Records supplied section start

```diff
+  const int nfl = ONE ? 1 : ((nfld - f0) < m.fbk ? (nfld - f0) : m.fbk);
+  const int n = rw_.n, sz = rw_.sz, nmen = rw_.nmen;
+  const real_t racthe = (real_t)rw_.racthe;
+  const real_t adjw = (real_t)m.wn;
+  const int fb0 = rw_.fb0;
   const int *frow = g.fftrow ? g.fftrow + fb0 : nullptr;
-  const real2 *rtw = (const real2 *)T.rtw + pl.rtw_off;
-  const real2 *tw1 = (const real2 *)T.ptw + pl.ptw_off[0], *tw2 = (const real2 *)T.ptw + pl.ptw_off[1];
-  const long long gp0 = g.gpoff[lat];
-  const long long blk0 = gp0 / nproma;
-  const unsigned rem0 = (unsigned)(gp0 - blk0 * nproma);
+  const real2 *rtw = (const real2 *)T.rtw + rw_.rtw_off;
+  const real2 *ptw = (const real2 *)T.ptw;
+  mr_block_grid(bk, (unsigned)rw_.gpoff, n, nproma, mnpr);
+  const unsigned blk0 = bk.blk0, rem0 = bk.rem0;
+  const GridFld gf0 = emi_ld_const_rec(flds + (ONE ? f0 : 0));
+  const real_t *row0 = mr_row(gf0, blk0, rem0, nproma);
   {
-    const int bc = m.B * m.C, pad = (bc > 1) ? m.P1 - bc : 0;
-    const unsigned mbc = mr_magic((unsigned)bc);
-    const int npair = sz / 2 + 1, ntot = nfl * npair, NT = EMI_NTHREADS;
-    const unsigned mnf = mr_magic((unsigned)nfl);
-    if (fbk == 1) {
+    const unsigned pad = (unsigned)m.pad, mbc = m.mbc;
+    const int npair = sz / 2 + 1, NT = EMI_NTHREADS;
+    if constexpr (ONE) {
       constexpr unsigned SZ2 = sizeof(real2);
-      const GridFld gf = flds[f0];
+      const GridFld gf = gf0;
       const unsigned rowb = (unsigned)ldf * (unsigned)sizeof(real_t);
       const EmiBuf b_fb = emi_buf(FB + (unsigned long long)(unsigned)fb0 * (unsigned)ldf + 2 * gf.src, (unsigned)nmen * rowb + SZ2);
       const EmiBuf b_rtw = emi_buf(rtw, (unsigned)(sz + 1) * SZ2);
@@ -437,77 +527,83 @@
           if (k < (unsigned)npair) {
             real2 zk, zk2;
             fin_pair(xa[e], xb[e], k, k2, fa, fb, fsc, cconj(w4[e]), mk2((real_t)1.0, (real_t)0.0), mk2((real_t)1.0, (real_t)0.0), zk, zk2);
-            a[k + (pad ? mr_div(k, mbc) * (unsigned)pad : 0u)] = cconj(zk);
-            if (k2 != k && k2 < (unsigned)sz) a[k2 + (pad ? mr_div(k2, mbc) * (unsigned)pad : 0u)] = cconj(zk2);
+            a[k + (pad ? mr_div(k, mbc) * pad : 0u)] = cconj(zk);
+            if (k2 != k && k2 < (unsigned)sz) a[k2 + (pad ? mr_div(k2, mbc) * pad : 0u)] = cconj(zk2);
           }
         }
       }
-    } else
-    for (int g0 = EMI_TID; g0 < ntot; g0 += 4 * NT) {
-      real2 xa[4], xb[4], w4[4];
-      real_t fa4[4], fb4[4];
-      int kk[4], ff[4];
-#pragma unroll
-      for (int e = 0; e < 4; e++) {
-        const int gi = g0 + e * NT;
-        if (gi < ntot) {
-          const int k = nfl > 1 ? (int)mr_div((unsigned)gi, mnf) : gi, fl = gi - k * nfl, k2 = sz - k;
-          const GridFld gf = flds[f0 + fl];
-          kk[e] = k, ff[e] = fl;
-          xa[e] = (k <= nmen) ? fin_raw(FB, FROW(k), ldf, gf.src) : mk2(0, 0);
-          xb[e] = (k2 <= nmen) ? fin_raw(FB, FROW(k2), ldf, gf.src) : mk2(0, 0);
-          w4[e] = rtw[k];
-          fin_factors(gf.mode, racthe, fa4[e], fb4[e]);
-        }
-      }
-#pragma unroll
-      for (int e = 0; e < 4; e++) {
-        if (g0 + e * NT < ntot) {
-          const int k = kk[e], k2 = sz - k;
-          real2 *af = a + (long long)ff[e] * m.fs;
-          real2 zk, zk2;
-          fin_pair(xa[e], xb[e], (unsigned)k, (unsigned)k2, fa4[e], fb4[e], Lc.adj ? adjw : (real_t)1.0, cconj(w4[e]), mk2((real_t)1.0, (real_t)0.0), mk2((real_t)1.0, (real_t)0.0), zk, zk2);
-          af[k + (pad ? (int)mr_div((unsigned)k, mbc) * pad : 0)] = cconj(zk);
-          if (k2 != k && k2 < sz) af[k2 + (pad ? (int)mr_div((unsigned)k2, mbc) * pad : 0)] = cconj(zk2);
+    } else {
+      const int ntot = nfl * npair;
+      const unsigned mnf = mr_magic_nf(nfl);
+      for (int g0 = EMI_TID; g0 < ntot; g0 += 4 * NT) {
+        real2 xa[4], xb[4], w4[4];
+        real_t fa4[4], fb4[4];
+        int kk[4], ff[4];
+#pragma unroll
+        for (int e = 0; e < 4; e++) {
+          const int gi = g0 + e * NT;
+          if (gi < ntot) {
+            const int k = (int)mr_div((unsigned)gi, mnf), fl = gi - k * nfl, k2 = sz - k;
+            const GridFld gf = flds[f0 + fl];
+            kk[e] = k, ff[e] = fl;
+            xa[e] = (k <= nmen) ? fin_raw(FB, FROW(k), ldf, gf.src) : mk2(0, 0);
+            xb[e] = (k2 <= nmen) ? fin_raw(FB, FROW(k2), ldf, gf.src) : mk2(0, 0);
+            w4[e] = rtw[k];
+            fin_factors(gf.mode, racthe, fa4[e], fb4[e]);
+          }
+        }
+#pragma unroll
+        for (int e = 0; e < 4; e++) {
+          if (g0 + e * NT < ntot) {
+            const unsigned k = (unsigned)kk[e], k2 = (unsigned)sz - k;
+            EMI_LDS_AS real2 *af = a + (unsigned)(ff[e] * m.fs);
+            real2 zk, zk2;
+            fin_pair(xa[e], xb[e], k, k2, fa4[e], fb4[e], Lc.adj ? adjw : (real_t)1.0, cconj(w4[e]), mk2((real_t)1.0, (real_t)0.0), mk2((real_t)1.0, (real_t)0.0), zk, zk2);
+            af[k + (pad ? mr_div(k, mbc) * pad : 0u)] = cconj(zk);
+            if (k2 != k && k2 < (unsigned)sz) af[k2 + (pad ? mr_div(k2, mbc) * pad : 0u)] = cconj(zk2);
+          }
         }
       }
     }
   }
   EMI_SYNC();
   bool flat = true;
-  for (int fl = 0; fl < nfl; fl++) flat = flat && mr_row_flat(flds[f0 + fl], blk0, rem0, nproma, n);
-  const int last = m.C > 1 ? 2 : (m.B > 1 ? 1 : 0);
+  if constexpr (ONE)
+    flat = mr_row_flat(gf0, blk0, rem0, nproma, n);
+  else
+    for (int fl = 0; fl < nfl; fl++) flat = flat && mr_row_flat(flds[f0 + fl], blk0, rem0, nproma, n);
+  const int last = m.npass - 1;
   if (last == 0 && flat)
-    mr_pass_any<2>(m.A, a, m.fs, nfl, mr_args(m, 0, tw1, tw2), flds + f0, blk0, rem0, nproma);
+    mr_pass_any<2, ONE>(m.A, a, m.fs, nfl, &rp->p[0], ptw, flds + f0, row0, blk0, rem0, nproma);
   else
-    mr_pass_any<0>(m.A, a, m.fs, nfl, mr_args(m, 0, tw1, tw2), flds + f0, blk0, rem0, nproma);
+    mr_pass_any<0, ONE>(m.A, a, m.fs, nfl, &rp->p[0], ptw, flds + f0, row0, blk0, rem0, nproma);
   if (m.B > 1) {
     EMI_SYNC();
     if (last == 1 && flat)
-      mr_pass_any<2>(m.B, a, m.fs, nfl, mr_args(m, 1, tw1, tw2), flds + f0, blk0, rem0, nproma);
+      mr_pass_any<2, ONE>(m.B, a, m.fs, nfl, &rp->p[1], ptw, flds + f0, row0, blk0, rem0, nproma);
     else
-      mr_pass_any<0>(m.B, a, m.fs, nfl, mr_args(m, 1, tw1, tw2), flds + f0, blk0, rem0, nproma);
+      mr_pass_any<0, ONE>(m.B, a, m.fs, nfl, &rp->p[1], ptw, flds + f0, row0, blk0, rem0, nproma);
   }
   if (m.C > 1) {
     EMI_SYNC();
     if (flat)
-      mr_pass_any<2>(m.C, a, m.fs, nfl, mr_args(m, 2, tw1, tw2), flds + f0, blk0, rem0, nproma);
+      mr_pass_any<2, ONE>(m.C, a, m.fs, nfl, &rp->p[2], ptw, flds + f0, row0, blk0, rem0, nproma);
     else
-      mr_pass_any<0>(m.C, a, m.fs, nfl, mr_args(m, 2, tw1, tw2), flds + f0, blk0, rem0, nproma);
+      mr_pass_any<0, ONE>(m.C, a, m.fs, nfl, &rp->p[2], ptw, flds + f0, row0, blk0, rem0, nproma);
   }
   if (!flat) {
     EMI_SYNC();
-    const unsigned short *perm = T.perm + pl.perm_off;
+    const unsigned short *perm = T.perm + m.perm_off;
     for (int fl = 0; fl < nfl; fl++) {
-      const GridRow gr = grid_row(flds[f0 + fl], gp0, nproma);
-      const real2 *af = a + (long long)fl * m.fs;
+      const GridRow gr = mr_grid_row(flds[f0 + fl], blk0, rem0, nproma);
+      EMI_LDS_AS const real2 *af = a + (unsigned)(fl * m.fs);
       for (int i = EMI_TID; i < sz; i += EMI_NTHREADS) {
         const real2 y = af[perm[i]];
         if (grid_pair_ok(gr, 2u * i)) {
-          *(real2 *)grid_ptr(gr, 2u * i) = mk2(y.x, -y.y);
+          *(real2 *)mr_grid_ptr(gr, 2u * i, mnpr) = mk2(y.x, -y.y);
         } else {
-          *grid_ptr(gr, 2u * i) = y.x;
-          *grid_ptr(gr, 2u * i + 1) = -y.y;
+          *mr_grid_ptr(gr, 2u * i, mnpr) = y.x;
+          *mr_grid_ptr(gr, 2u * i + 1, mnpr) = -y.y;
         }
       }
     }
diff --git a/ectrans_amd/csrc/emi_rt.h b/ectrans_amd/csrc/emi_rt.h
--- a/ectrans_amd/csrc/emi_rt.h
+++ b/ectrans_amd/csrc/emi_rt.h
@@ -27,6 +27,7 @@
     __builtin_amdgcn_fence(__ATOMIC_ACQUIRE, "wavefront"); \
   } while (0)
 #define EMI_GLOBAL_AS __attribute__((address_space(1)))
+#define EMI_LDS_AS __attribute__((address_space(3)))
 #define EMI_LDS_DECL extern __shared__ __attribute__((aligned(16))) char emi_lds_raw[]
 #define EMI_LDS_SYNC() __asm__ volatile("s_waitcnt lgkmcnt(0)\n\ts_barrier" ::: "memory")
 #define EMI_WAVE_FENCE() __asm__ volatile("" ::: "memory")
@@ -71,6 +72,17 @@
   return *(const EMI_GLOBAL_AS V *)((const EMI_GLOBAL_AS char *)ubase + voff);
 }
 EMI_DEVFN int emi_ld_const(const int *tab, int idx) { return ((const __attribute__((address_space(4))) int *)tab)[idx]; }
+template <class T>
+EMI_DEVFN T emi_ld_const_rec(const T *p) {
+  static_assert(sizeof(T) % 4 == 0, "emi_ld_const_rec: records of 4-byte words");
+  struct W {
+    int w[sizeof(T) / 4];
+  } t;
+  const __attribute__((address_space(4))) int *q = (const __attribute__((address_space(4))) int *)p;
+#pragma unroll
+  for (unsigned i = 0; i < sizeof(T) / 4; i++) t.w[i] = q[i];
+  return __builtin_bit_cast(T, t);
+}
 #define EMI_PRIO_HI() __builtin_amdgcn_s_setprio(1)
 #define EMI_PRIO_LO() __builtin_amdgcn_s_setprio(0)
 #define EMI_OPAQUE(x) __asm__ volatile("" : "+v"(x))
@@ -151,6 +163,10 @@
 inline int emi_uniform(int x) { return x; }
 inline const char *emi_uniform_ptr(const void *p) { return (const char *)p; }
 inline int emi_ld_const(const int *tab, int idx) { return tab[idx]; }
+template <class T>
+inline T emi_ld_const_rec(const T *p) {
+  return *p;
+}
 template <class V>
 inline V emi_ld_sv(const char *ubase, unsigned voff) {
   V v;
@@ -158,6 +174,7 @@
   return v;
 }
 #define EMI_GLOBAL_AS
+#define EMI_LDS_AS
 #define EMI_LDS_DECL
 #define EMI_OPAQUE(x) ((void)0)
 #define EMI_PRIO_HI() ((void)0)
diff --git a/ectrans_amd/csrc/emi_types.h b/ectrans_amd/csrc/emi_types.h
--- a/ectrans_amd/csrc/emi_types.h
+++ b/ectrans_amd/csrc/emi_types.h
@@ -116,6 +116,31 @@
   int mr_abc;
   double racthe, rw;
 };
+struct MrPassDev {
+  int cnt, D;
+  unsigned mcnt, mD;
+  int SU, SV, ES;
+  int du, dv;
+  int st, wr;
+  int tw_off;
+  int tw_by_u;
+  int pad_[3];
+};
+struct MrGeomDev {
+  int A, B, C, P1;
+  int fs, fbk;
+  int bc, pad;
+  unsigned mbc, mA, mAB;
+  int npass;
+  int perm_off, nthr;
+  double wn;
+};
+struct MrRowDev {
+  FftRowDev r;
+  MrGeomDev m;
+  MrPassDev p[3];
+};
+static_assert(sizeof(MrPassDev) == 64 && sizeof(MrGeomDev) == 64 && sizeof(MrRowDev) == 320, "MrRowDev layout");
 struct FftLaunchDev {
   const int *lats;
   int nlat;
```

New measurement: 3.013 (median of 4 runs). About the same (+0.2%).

Records supplied section end

Description of the task
From the material above, please return each line containing "npair".

Task solution
-    const int npair = sz / 2 + 1, ntot = nfl * npair, NT = EMI_NTHREADS;
+    const int npair = sz / 2 + 1, NT = EMI_NTHREADS;
           if (k < (unsigned)npair) {
+      const int ntot = nfl * npair;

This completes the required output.